Here’s an example data memo. When I wrote this data memo, I was exploring the idea of examining the associations between historical redlining and the siting of oil and gas wells in the California. As you can see in the memo, I was able to determine that there was enough overlap between wells and redlined neighborhoods in Los Angeles to justify further work on this research question. Once I generated this data memo, it was easy to share it with my collaborators. This first preliminary analysis evolved into a peer-reviewed publication in the Journal of Exposure Science and Environmental Epidemiology, where we found that oil and gas wells were concentrated in historically redlined neighborhoods in cities across the United States.

1.3 Ask for feedback

Different mentors and research groups have different approaches to providing feedback. Ask your mentor about their approach, how they like to provide Ideally you have a network of formal mentors ready to provide feedback, including your adviser and other members of your lab group. Also: community partners [expand]

1.4 Iterate

Revise your high level outline. Do more exploratory analyses. Talk to your colleagues. Read similar papers in the literature, paying attention to their framing, methods, and findings. Are there methods you can adapt or build on? Papers you should cite? Hypotheses you can follow up on? Ask for more feedback. Finally, once you, your mentors, and your collaborators agree that you have a solid plan, move on to the Primary Research and Writing stage.

1.5 Talking about authorship

It’s good practice to talk about authorship at the early stages of a research project. This can be a little awkward, but that’s okay, it’s an important and normal conversation to have. The principal investigator (PI) or senior author (often the last author listed on a manuscript) may have the authority to make suggestions for who should be authors and in which order. That said, PIs can get busy and lose track of the current status and authorship of their various projects. Ideally, a PI will foster an environment where students and trainees can routinely raise questions about authorship and project status.

A PI may have their own system for tracking their various projects, such as a paper tracker.

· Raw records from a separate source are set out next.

__device__ __forceinline__ double *w64_exp_lds() {
  __shared__ double s_expk[EXPK_N];
  return s_expk;
}
template <int TILES>
__device__ __forceinline__ auto w64_exp_consts(int lane) {
  if constexpr (TILES >= 2) {
    double *tab = w64_exp_lds();
    exp_consts_to_lds(tab, lane);
    wave_lds_fence();
    return exp_consts_from_lds(tab);
  } else {
    return exp_consts_in_vgprs();
  }
}
template <int TILES, int TYPE, int MATH, int SENT = 2, bool DPPSUM = false, bool PLAIN = false, bool STATICV = false, bool SLICE = false,
          bool TRACK = false, bool FTRACK = false>
__device__ __forceinline__ void rollout_w64_body(const DevView &D, const CostParams &CP, const int lane,
                                                 const int pop, const int a, const double *trk = nullptr,
                                                 const int trk_len = 0, const double *ftrk = nullptr,
                                                 const int ftrk_len = 0, const int ftrk_first = 0) {
  static_assert(!TRACK || (TILES == 1 && SENT != 2), "the repulsive track rides in lane 60 of the one-slot kernel");
  static_assert(!FTRACK || (TILES == 1 && SENT != 2 && !STATICV && TRACK), "the obstacle tracks ride in lanes 0 .. M-1 of the one-slot kernel");
  extern __shared__ double smem[];
  const unsigned long long t_begin = wall_clock64();
  const int n_obs = D.n_obs;
  const int M = n_obs - 1;
  PopConst C = D.C;
  { double *f = reinterpret_cast<double *>(&C);
    for (int i = 0; i < (int)(sizeof(PopConst) / sizeof(double)); i++) asm volatile("" : "+v"(f[i])); }
  const auto EK = w64_exp_consts<TILES>(lane);
  const size_t pa = (size_t)pop * D.N + a;
  const double *src = D.obs_start + (size_t)pop * 7 * n_obs;
  const int32_t *ks = D.known_start + (size_t)pop * n_obs;
  double *rot_g = D.rot + pa * 3 * n_obs;
  const double *rnd_g = D.rnd + pa * 3 * n_obs;

  LaneObstacles<TILES> O;
  unsigned known_bits = 0u;
  constexpr bool USES_CLOSEST = TILES >= 2 && (TYPE == T_OBST || TYPE == T_GOALOBST);
#pragma unroll
  for (int t = 0; t < TILES; t++) {
    int i = t * 64 + lane;
    bool valid = i < M;
    int ii = valid ? i : 0;
    O.p[t] = mk(src[ii], src[n_obs + ii], src[2 * n_obs + ii]);
    O.v[t] = mk(src[3 * n_obs + ii], src[4 * n_obs + ii], src[5 * n_obs + ii]);
    O.r[t] = src[6 * n_obs + ii];
    O.rx[t] = rot_g[ii]; O.ry[t] = rot_g[n_obs + ii]; O.rz[t] = rot_g[2 * n_obs + ii];
    if (TYPE == T_RANDOM) { O.qx[t] = rnd_g[ii]; O.qy[t] = rnd_g[n_obs + ii]; O.qz[t] = rnd_g[2 * n_obs + ii]; }
    else { O.qx[t] = 0.0; O.qy[t] = 0.0; O.qz[t] = 0.0; }
    if (valid && ks[ii]) known_bits |= (1u << t);
  }
  V3 sent_p = mk(src[M], src[n_obs + M], src[2 * n_obs + M]);
  const V3 sent_v = mk(src[3 * n_obs + M], src[4 * n_obs + M], src[5 * n_obs + M]);
  const double sent_r = src[6 * n_obs + M];
  typedef const __attribute__((address_space(1))) double *gptr;
  gptr trk_v = (gptr)trk;
  const int trk_last = (trk_len > 0) ? (trk_len - 1) : 0;
  const lmask trk_m = (TRACK && SENT == 1 && trk_len > 0) ? (1ull << 60) : 0ull;
  if (TRACK && SENT == 1) {
    asm volatile("" : "+v"(trk_v));
    if (trk_len > 0) sent_p = mk(trk_v[0], trk_v[1], trk_v[2]);
  }
  gptr ftrk_v = (gptr)ftrk + lane;
  const int ftrk_last = (ftrk_len > 0) ? (ftrk_len - 1) : 0;
  const int ftrk_at = (ftrk_first < ftrk_last) ? ftrk_first : ftrk_last;
  const lmask ftrk_m = (FTRACK && ftrk_len > 0) ? ((1ull << M) - 1ull) : 0ull;
  if (FTRACK) {
    asm volatile("" : "+v"(ftrk_v));
    const gptr fp = ftrk_v + (size_t)ftrk_at * 384;
    const bool fl = PMAF_LANE(ftrk_m);
    O.p[0].x = fl ? fp[0] : O.p[0].x; O.p[0].y = fl ? fp[64] : O.p[0].y; O.p[0].z = fl ? fp[128] : O.p[0].z;
    O.v[0].x = fl ? fp[192] : O.v[0].x; O.v[0].y = fl ? fp[256] : O.v[0].y; O.v[0].z = fl ? fp[320] : O.v[0].z;
  }

  V3 goal = mk(D.goal[pop * 3], D.goal[pop * 3 + 1], D.goal[pop * 3 + 2]);
  V3 init_pos = mk(D.agent_init_pos[pop * 3], D.agent_init_pos[pop * 3 + 1], D.agent_init_pos[pop * 3 + 2]);
  asm volatile("" : "+v"(goal.x), "+v"(goal.y), "+v"(goal.z), "+v"(init_pos.x), "+v"(init_pos.y), "+v"(init_pos.z));
  V3 p = mk(D.start_pos[pop * 3], D.start_pos[pop * 3 + 1], D.start_pos[pop * 3 + 2]);
  V3 v = mk(D.start_vel[pop * 3], D.start_vel[pop * 3 + 1], D.start_vel[pop * 3 + 2]);
  double k_attr = D.k_attr[pa], k_circ = D.k_circ[pa], k_repel = D.k_repel[pa], k_damp = D.k_damp[pa];
  asm volatile("" : "+v"(k_attr), "+v"(k_circ), "+v"(k_repel), "+v"(k_damp));
  double *path = D.paths + pa * (size_t)D.cap * 3;

  int clist_off = 7 * n_obs + (n_obs + 1) / 2;
  clist_off += clist_off & 1;
  double *clist = smem + clist_off;

  double lane_min = C.shell;
  int n = 1;
  bool ran = false;
  if (lane == 0) { path[0] = p.x; path[1] = p.y; path[2] = p.z; }

  typedef Mth<MATH> MT;
  V3 g = goal - p;
  double dg = MT::norm(g);
  double zv = sqn(v);
  double z_init = sqn(p - init_pos);
  V3 gn = (dg > 0.0) ? MT::div3(g, dg) : g;
  constexpr bool PRE = (TILES == 1);
  double s_pre = 0.0;
  V3 ron_pre = mk(0.0, 0.0, 0.0);
  double lane_scale = (lane == 61) ? (k_attr / k_damp) : 1.0;
  asm volatile("" : "+v"(lane_scale));
  if (PRE) {
    const double nz = (C.dt < 0.0) ? 0.0 : -0.0;
    if (lane == 63 || lane == 61) { O.p[0] = goal; O.v[0] = mk(nz, nz, nz); }
    if (SENT == 1 && lane == 60) { O.p[0] = sent_p; O.v[0] = sent_v; }
    MT::norm_unit(O.p[0] - p, s_pre, ron_pre);
  }
  constexpr bool SRIDE = PRE && SENT == 1;
  V3 verr = attractor_velocity_error<MATH>(v, g, C, k_attr, k_damp);
  const double zsent_lt = D.zsent_lt[pop];
  const bool sent_reachable = (SENT == 2) ? sentinel_reachable(p, sent_p, sent_v, zsent_lt, C, D.cap) : (SENT == 1);
  bool moving = false;
#pragma unroll
  for (int t = 0; t < TILES; t++) moving = moving || !(O.v[t].x == 0.0 && O.v[t].y == 0.0 && O.v[t].z == 0.0);
  moving = wave_any(moving);
  bool advance = true;
  const int32_t *cidx = nullptr;
  if (USES_CLOSEST) {
    if (!moving && D.closest_ok[pop] == 1) {
      int32_t *s_cidx = reinterpret_cast<int32_t *>(smem);
      const int32_t *ci = D.closest_idx + (size_t)pop * n_obs;
#pragma unroll
      for (int t = 0; t < TILES; t++) {
        const int i = t * 64 + lane;
        if (i < M) s_cidx[i] = ci[i];
      }
      wave_lds_fence();
      cidx = s_cidx;
    }
  }
  V3 repel = mk(0.0, 0.0, 0.0);
  const double inv_shell = (SENT == 0) ? 0.0 : 1.0 / C.shell;
  if (sent_reachable) repel = sentinel_repel_m<MATH>(p, C, k_repel, sent_p, sent_r, zsent_lt, inv_shell);
  SecTimers ST;
#ifdef PMAF_SECTION_TIMERS
  ST.start();
#endif
  const bool younger = SLICE && ((((unsigned)blockIdx.y * gridDim.x + blockIdx.x) / (unsigned)D.n_simds) & 1u) != 0u;
  const unsigned slice_log2 = (unsigned)D.prio_slice_log2, younger_of_8 = (unsigned)D.prio_younger_of_8;
  if constexpr (TILES == 1 && DPPSUM) {
    int short_cap = D.cap;
    while ((dg > 0.1) && (n < short_cap)) {
#define PMAF_STEP_LONG false
#define PMAF_STEP_FLAG , &short_cap
#include "pmaf_rollout_w64_step.hpp"
#undef PMAF_STEP_LONG
    }
    while ((dg > 0.1) && (n < D.cap)) {
#define PMAF_STEP_LONG true
#include "pmaf_rollout_w64_step.hpp"
#undef PMAF_STEP_LONG
#undef PMAF_STEP_FLAG
    }
  } else {
    while ((dg > 0.1) && (n < D.cap)) {
#define PMAF_STEP_LONG false
#define PMAF_STEP_FLAG
#include "pmaf_rollout_w64_step.hpp"
#undef PMAF_STEP_LONG
#undef PMAF_STEP_FLAG
    }
  }
  if (SLICE) __builtin_amdgcn_s_setprio(0);
#ifdef PMAF_SECTION_TIMERS
  if (lane == 0 && pop == 0 && a < 7)
    printf("agent %d type %d steps %d | verr+gate %llu sweep %llu scale %llu circ %llu sum %llu (skip) %llu finish %llu tail %llu | "
           "in-shell steps %llu terms %llu\n", a, TYPE, n - 1, ST.acc[0], ST.acc[1], ST.acc[2], ST.acc[3], ST.acc[4],
           ST.acc[5], ST.acc[6], ST.acc[7], ST.cnt[0], ST.cnt[1]);
#endif

  double cost_ws, path_len;
#ifdef PMAF_SECTION_TIMERS
  const unsigned long long t_loop_end = wall_clock64();
#endif
  path_cost_terms_w64<MATH>(lane, path, n, CP.ws, CP.k_workspace, clist, cost_ws, path_len);
#ifdef PMAF_SECTION_TIMERS
  if (lane == 0 && pop == 0 && a < 7)
    printf("agent %d: loop %llu0 ns, path-cost pass %llu0 ns (%d points)\n", a, t_loop_end - t_begin, wall_clock64() - t_loop_end, n);
#endif

  const double min_obs = wave_min64(lane_min);
  int32_t *ko = D.known_out + pa * n_obs;
#pragma unroll
  for (int t = 0; t < TILES; t++) {
    int i = t * 64 + lane;
    if (i < M) ko[i] = (int32_t)((known_bits >> t) & 1u);
  }
  if (lane == 0) {
    ko[M] = ks[M];
    D.n_points[pa] = n;
    D.agent_vel[pa * 3] = v.x; D.agent_vel[pa * 3 + 1] = v.y; D.agent_vel[pa * 3 + 2] = v.z;
    D.min_obs[pa] = min_obs;
    D.cost_ws[pa] = cost_ws;
    D.path_len[pa] = path_len;
    D.goal_dist[pa] = dg;
    if (ran) D.reached[pa] = dg < 0.100001;
    atomicAdd(D.step_counter, (unsigned long long)(n - 1));
    D.pred_ticks[pa] = wall_clock64() - t_begin;
  }
}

The paper tracker is a tool to assemble research ideas, denote which members of research teams are working on which projects, and encourage lab members to have conversations and get organized. This kind of tool can promote collaboration and transparency, particularly for large projects with several outputs (papers, presentations, reports, etc.).

1.5.1 Authorship expectations

The expectations for what it takes to be an author on a peer-reviewed study vary between fields. For researchers in the biomedical sciences, the International Committee of Medical Journal Editors (ICMJE) has come up with four recommended authorship criteria:

  1. Substantial contributions to the conception or design of the work; or the acquisition, analysis, or interpretation of data for the work; AND
  2. Drafting the work or reviewing it critically for important intellectual content; AND
  3. Final approval of the version to be published; AND
  4. Agreement to be accountable for all aspects of the work in ensuring that questions related to the accuracy or integrity of any part of the work are appropriately investigated and resolved.

According to ICMJE, all of these criteria must be met for a someone to qualify as an author.

It’s also a good practice to set expectations authorship expectations early, at the design stage of a project. Come up with a division of labor that everyone agrees to and feels good about. Who will be assembling the data? Writing code? Interpreting results? Writing sections of the manuscript?